EXTRACTED DATA Start Marker
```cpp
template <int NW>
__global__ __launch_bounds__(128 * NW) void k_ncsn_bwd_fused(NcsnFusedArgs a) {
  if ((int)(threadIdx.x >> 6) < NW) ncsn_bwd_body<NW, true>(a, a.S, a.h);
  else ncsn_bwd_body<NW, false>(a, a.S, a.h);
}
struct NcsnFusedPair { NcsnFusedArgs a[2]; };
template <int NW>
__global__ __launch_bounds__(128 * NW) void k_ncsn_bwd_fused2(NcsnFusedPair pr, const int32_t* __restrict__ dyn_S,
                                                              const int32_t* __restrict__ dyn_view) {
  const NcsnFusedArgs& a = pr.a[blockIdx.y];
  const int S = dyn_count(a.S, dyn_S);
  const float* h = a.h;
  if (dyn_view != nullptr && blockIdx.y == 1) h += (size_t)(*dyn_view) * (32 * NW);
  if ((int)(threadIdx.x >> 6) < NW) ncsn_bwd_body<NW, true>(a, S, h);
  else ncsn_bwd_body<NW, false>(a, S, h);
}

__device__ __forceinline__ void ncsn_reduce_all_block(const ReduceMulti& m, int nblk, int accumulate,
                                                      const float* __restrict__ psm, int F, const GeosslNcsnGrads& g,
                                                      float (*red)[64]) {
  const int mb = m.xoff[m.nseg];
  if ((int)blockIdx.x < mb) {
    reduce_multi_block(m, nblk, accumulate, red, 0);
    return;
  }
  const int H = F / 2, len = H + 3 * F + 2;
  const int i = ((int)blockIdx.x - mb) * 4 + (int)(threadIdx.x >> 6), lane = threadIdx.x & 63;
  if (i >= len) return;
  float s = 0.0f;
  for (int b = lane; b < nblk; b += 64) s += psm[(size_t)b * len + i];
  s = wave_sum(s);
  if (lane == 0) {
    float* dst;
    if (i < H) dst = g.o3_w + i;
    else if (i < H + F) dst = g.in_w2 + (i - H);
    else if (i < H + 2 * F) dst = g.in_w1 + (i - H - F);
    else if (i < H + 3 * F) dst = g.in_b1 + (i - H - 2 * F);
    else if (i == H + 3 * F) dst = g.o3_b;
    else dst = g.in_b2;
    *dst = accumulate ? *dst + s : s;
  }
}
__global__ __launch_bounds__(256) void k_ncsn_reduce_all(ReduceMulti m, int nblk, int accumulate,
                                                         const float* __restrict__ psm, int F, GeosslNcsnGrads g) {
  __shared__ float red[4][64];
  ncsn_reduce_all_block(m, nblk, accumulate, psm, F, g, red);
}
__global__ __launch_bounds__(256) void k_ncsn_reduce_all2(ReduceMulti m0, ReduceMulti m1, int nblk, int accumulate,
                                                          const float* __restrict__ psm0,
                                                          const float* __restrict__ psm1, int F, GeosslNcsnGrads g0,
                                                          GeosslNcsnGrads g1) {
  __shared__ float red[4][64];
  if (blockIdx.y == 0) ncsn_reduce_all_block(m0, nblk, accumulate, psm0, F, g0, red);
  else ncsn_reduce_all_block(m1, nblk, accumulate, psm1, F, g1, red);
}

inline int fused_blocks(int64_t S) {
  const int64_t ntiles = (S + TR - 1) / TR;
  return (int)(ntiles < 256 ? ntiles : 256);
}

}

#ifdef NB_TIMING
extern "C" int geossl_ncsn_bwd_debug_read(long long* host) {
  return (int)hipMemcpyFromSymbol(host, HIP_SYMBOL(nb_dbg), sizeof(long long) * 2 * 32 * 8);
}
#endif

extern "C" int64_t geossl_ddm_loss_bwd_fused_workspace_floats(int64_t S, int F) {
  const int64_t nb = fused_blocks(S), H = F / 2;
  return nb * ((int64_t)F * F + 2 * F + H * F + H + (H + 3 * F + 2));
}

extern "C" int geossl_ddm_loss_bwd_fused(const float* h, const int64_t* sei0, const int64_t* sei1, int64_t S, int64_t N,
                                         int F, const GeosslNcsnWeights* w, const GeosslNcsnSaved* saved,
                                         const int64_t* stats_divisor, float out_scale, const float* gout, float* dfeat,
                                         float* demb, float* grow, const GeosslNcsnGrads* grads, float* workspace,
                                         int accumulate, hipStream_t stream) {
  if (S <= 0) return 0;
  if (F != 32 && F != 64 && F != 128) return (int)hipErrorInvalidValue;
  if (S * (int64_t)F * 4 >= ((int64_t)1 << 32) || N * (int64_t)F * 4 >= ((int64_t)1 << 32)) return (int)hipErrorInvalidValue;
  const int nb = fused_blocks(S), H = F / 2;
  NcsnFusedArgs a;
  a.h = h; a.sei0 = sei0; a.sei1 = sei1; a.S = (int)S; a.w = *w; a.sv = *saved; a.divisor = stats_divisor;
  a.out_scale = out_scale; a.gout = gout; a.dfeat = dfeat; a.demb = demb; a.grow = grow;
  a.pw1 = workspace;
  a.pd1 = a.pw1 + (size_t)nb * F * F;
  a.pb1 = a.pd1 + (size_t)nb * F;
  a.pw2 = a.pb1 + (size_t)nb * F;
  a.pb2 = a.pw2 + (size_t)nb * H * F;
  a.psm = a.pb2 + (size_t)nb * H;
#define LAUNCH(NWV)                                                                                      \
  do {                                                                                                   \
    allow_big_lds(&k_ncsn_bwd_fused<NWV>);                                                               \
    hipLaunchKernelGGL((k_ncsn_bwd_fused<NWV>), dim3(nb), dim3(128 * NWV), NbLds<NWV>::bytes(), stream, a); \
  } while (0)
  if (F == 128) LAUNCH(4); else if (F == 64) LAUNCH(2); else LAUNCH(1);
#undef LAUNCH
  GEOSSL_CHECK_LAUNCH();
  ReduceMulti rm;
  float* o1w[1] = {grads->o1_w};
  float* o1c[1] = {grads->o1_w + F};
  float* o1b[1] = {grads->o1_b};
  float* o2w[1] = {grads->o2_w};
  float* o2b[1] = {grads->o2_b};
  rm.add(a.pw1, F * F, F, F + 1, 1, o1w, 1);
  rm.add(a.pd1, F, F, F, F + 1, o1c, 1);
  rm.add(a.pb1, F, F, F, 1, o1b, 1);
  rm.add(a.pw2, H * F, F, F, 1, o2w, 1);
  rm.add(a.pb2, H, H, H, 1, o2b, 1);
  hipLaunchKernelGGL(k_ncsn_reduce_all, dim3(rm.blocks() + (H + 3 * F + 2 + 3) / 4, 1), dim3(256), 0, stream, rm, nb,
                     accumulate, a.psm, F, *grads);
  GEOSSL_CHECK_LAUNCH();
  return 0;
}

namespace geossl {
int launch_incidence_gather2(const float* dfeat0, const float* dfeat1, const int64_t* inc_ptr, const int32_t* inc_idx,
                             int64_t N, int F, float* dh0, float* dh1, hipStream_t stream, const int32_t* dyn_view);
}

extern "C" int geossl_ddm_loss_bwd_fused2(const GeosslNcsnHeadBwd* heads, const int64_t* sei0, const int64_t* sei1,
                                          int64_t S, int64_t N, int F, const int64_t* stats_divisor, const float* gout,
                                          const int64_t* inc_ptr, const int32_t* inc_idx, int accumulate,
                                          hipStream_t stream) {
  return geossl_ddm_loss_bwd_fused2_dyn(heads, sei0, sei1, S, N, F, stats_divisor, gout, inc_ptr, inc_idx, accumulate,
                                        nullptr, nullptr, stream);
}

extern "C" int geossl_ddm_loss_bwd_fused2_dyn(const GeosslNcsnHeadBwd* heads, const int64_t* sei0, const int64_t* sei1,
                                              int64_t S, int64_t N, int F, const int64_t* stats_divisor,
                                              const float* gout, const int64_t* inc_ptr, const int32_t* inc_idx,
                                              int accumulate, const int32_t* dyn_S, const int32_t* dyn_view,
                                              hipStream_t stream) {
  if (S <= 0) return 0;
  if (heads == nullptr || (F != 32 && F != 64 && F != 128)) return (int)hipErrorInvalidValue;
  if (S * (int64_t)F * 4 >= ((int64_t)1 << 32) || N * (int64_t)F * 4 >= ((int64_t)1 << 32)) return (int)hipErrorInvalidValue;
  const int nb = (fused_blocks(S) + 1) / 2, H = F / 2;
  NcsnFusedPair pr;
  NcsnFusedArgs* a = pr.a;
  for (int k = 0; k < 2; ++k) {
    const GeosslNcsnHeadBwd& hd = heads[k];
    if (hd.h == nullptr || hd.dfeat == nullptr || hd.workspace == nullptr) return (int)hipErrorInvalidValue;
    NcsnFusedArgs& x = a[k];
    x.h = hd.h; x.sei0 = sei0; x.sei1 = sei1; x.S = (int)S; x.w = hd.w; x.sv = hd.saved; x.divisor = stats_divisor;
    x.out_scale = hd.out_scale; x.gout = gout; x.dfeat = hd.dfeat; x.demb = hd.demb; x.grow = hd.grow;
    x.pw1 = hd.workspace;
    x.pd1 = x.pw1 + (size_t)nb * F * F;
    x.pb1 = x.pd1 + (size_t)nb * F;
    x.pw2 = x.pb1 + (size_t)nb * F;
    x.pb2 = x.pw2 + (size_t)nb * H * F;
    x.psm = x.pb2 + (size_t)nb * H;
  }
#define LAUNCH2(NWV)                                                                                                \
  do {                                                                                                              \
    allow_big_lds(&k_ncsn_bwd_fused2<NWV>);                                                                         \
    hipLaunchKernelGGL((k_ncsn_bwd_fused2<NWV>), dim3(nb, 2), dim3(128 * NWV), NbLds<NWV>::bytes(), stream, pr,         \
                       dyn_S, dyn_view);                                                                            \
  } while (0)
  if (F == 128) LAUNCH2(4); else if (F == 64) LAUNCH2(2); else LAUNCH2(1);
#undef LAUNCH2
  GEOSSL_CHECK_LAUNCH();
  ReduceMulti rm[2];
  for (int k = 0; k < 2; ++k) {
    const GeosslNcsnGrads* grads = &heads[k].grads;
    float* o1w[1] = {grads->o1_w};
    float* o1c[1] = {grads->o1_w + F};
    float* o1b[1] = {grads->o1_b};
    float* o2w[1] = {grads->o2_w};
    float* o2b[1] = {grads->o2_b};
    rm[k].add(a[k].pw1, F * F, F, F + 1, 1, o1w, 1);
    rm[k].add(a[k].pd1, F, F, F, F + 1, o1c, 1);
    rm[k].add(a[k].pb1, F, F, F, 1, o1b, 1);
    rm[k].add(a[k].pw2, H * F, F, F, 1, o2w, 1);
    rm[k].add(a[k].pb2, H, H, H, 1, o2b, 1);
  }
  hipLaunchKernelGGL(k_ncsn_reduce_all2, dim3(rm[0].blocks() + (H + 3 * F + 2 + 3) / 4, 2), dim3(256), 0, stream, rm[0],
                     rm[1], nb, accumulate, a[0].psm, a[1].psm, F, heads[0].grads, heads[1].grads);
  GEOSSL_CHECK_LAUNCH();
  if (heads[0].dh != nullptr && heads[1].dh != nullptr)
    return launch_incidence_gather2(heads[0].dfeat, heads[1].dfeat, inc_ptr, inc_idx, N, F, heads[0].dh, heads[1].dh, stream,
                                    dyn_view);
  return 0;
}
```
EXTRACTED DATA End Marker
## EXERCISE DIRECTIONS
Filter the records for the string "NbLds" and copy every line that holds it.

## TASK RESPONSE
    hipLaunchKernelGGL((k_ncsn_bwd_fused<NWV>), dim3(nb), dim3(128 * NWV), NbLds<NWV>::bytes(), stream, a); \
    hipLaunchKernelGGL((k_ncsn_bwd_fused2<NWV>), dim3(nb, 2), dim3(128 * NWV), NbLds<NWV>::bytes(), stream, pr,         \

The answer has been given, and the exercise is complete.